WORK ORDER » A complete, exact copy of the data is the required answer.

Data entries

constexpr double kClamp = 5000.0;
constexpr double kDiagMin = 1e-6, kDiagMax = 1e32;
constexpr double kLamMin = 1e-16, kLamMax = 1e32;
constexpr int kBS = 256;
// ... 267 lines not shown
  if (threadIdx.x == 0) {
    const int nw = (blockDim.x + 63) >> 6;
    for (int w = 0; w < nw; ++w) s += lds[w];
  }
  __syncthreads();
  return s;
}

__global__ __launch_bounds__(kBS) void k_residual(const double* __restrict__ cams,
                                                  const double* __restrict__ pts,
                                                  const int32_t* __restrict__ ci,
                                                  const int32_t* __restrict__ pi,
                                                  const double* __restrict__ qs, int n_obs,
                                                  double* __restrict__ resid,
                                                  double* __restrict__ jac) {
  const int o = blockIdx.x * kBS + threadIdx.x;
  if (o >= n_obs) return;
  double r[2], J[2][12];
  if (jac) {
    reproject<true>(cams + 9 * ci[o], pts + 3 * pi[o], qs + 2 * o, r, J);
    clamp_rows<true>(r, J);
    for (int a = 0; a < 2; ++a)
      for (int k = 0; k < 12; ++k) jac[(size_t)o * 24 + a * 12 + k] = J[a][k];
  } else {
    reproject<false>(cams + 9 * ci[o], pts + 3 * pi[o], qs + 2 * o, r, J);
    clamp_rows<false>(r, J);
  }
  resid[2 * o] = r[0];
  resid[2 * o + 1] = r[1];
}

__device__ __forceinline__ int cur_of(const double* state) {
  return state[SLAM_BA_ST_CUR] != 0.0 ? 1 : 0;
}

__device__ __forceinline__ double clampd(double d) { return fmin(fmax(d, kDiagMin), kDiagMax); }

constexpr int kDenseMaxN = 120;
__host__ __device__ __forceinline__ bool sys_packed(int n_cams) { return 9 * n_cams > kDenseMaxN; }
__host__ __device__ __forceinline__ long long sys_vec_off(int n_cams, int n_blocks) {
  return sys_packed(n_cams) ? 81ll * n_blocks : 81ll * n_cams * n_cams;
}


struct PtSchur {
  double V00 = 0, V01 = 0, V02 = 0, V11 = 0, V12 = 0, V22 = 0, g0 = 0, g1 = 0, g2 = 0;
  double d[3], iv[6], e[3];
  __device__ __forceinline__ void acc(double j0, double j1, double j2, double rr) {
    V00 += j0 * j0; V01 += j0 * j1; V02 += j0 * j2;
    V11 += j1 * j1; V12 += j1 * j2; V22 += j2 * j2;
    g0 -= j0 * rr; g1 -= j1 * rr; g2 -= j2 * rr;
  }
  __device__ __forceinline__ void solve(double lam);
};
__device__ __forceinline__ void PtSchur::solve(double lam) {
  d[0] = clampd(V00); d[1] = clampd(V11); d[2] = clampd(V22);
  const double a00 = V00 + lam * d[0], a11 = V11 + lam * d[1], a22 = V22 + lam * d[2];
  const double a01 = V01, a02 = V02, a12 = V12;
  const double c00 = a11 * a22 - a12 * a12;
  const double c01 = a02 * a12 - a01 * a22;
  const double c02 = a01 * a12 - a02 * a11;
  const double c11 = a00 * a22 - a02 * a02;
  const double c12 = a01 * a02 - a00 * a12;
  const double c22 = a00 * a11 - a01 * a01;
  const double det = a00 * c00 + a01 * c01 + a02 * c02;
  const double id = det != 0.0 ? 1.0 / det : 0.0;
  iv[0] = c00 * id; iv[1] = c01 * id; iv[2] = c02 * id;
  iv[3] = c11 * id; iv[4] = c12 * id; iv[5] = c22 * id;
  e[0] = iv[0] * g0 + iv[1] * g1 + iv[2] * g2;
  e[1] = iv[1] * g0 + iv[3] * g1 + iv[4] * g2;
  e[2] = iv[2] * g0 + iv[4] * g1 + iv[5] * g2;
}

__device__ __forceinline__ double pt_comp(const double* jr, int stride, int kb, int ke, int j) {
  const int ia = j < 3 ? 0 : j < 5 ? 1 : j < 6 ? 2 : j - 6;
  const int ib = j < 3 ? j : j < 5 ? j - 2 : 2;
  const bool isg = j >= 6;
  const double* xr[2] = {jr + ia * stride, jr + (3 + ia) * stride};
  const double* yr[2] = {jr + (isg ? 6 : ib) * stride, jr + (isg ? 7 : 3 + ib) * stride};
  double v = 0.0;
  for (int k = kb; k < ke; k += 4) {
    double x[4][2], y[4][2];
#pragma unroll
    for (int u = 0; u < 4; ++u) {
      const int kk = min(k + u, ke - 1);
#pragma unroll
      for (int a = 0; a < 2; ++a) {
        x[u][a] = xr[a][kk];
        y[u][a] = yr[a][kk];
      }
    }
#pragma unroll
    for (int u = 0; u < 4; ++u) {
      if (k + u >= ke) break;
#pragma unroll
      for (int a = 0; a < 2; ++a) v += (isg ? -x[u][a] : x[u][a]) * y[u][a];
    }
  }
  return v;
}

EXPECTED ANSWER »
constexpr double kClamp = 5000.0;
constexpr double kDiagMin = 1e-6, kDiagMax = 1e32;
constexpr double kLamMin = 1e-16, kLamMax = 1e32;
constexpr int kBS = 256;
// ... 267 lines not shown
  if (threadIdx.x == 0) {
    const int nw = (blockDim.x + 63) >> 6;
    for (int w = 0; w < nw; ++w) s += lds[w];
  }
  __syncthreads();
  return s;
}

__global__ __launch_bounds__(kBS) void k_residual(const double* __restrict__ cams,
                                                  const double* __restrict__ pts,
                                                  const int32_t* __restrict__ ci,
                                                  const int32_t* __restrict__ pi,
                                                  const double* __restrict__ qs, int n_obs,
                                                  double* __restrict__ resid,
                                                  double* __restrict__ jac) {
  const int o = blockIdx.x * kBS + threadIdx.x;
  if (o >= n_obs) return;
  double r[2], J[2][12];
  if (jac) {
    reproject<true>(cams + 9 * ci[o], pts + 3 * pi[o], qs + 2 * o, r, J);
    clamp_rows<true>(r, J);
    for (int a = 0; a < 2; ++a)
      for (int k = 0; k < 12; ++k) jac[(size_t)o * 24 + a * 12 + k] = J[a][k];
  } else {
    reproject<false>(cams + 9 * ci[o], pts + 3 * pi[o], qs + 2 * o, r, J);
    clamp_rows<false>(r, J);
  }
  resid[2 * o] = r[0];
  resid[2 * o + 1] = r[1];
}

__device__ __forceinline__ int cur_of(const double* state) {
  return state[SLAM_BA_ST_CUR] != 0.0 ? 1 : 0;
}

__device__ __forceinline__ double clampd(double d) { return fmin(fmax(d, kDiagMin), kDiagMax); }

constexpr int kDenseMaxN = 120;
__host__ __device__ __forceinline__ bool sys_packed(int n_cams) { return 9 * n_cams > kDenseMaxN; }
__host__ __device__ __forceinline__ long long sys_vec_off(int n_cams, int n_blocks) {
  return sys_packed(n_cams) ? 81ll * n_blocks : 81ll * n_cams * n_cams;
}


struct PtSchur {
  double V00 = 0, V01 = 0, V02 = 0, V11 = 0, V12 = 0, V22 = 0, g0 = 0, g1 = 0, g2 = 0;
  double d[3], iv[6], e[3];
  __device__ __forceinline__ void acc(double j0, double j1, double j2, double rr) {
    V00 += j0 * j0; V01 += j0 * j1; V02 += j0 * j2;
    V11 += j1 * j1; V12 += j1 * j2; V22 += j2 * j2;
    g0 -= j0 * rr; g1 -= j1 * rr; g2 -= j2 * rr;
  }
  __device__ __forceinline__ void solve(double lam);
};
__device__ __forceinline__ void PtSchur::solve(double lam) {
  d[0] = clampd(V00); d[1] = clampd(V11); d[2] = clampd(V22);
  const double a00 = V00 + lam * d[0], a11 = V11 + lam * d[1], a22 = V22 + lam * d[2];
  const double a01 = V01, a02 = V02, a12 = V12;
  const double c00 = a11 * a22 - a12 * a12;
  const double c01 = a02 * a12 - a01 * a22;
  const double c02 = a01 * a12 - a02 * a11;
  const double c11 = a00 * a22 - a02 * a02;
  const double c12 = a01 * a02 - a00 * a12;
  const double c22 = a00 * a11 - a01 * a01;
  const double det = a00 * c00 + a01 * c01 + a02 * c02;
  const double id = det != 0.0 ? 1.0 / det : 0.0;
  iv[0] = c00 * id; iv[1] = c01 * id; iv[2] = c02 * id;
  iv[3] = c11 * id; iv[4] = c12 * id; iv[5] = c22 * id;
  e[0] = iv[0] * g0 + iv[1] * g1 + iv[2] * g2;
  e[1] = iv[1] * g0 + iv[3] * g1 + iv[4] * g2;
  e[2] = iv[2] * g0 + iv[4] * g1 + iv[5] * g2;
}

__device__ __forceinline__ double pt_comp(const double* jr, int stride, int kb, int ke, int j) {
  const int ia = j < 3 ? 0 : j < 5 ? 1 : j < 6 ? 2 : j - 6;
  const int ib = j < 3 ? j : j < 5 ? j - 2 : 2;
  const bool isg = j >= 6;
  const double* xr[2] = {jr + ia * stride, jr + (3 + ia) * stride};
  const double* yr[2] = {jr + (isg ? 6 : ib) * stride, jr + (isg ? 7 : 3 + ib) * stride};
  double v = 0.0;
  for (int k = kb; k < ke; k += 4) {
    double x[4][2], y[4][2];
#pragma unroll
    for (int u = 0; u < 4; ++u) {
      const int kk = min(k + u, ke - 1);
#pragma unroll
      for (int a = 0; a < 2; ++a) {
        x[u][a] = xr[a][kk];
        y[u][a] = yr[a][kk];
      }
    }
#pragma unroll
    for (int u = 0; u < 4; ++u) {
      if (k + u >= ke) break;
#pragma unroll
      for (int a = 0; a < 2; ++a) v += (isg ? -x[u][a] : x[u][a]) * y[u][a];
    }
  }
  return v;
}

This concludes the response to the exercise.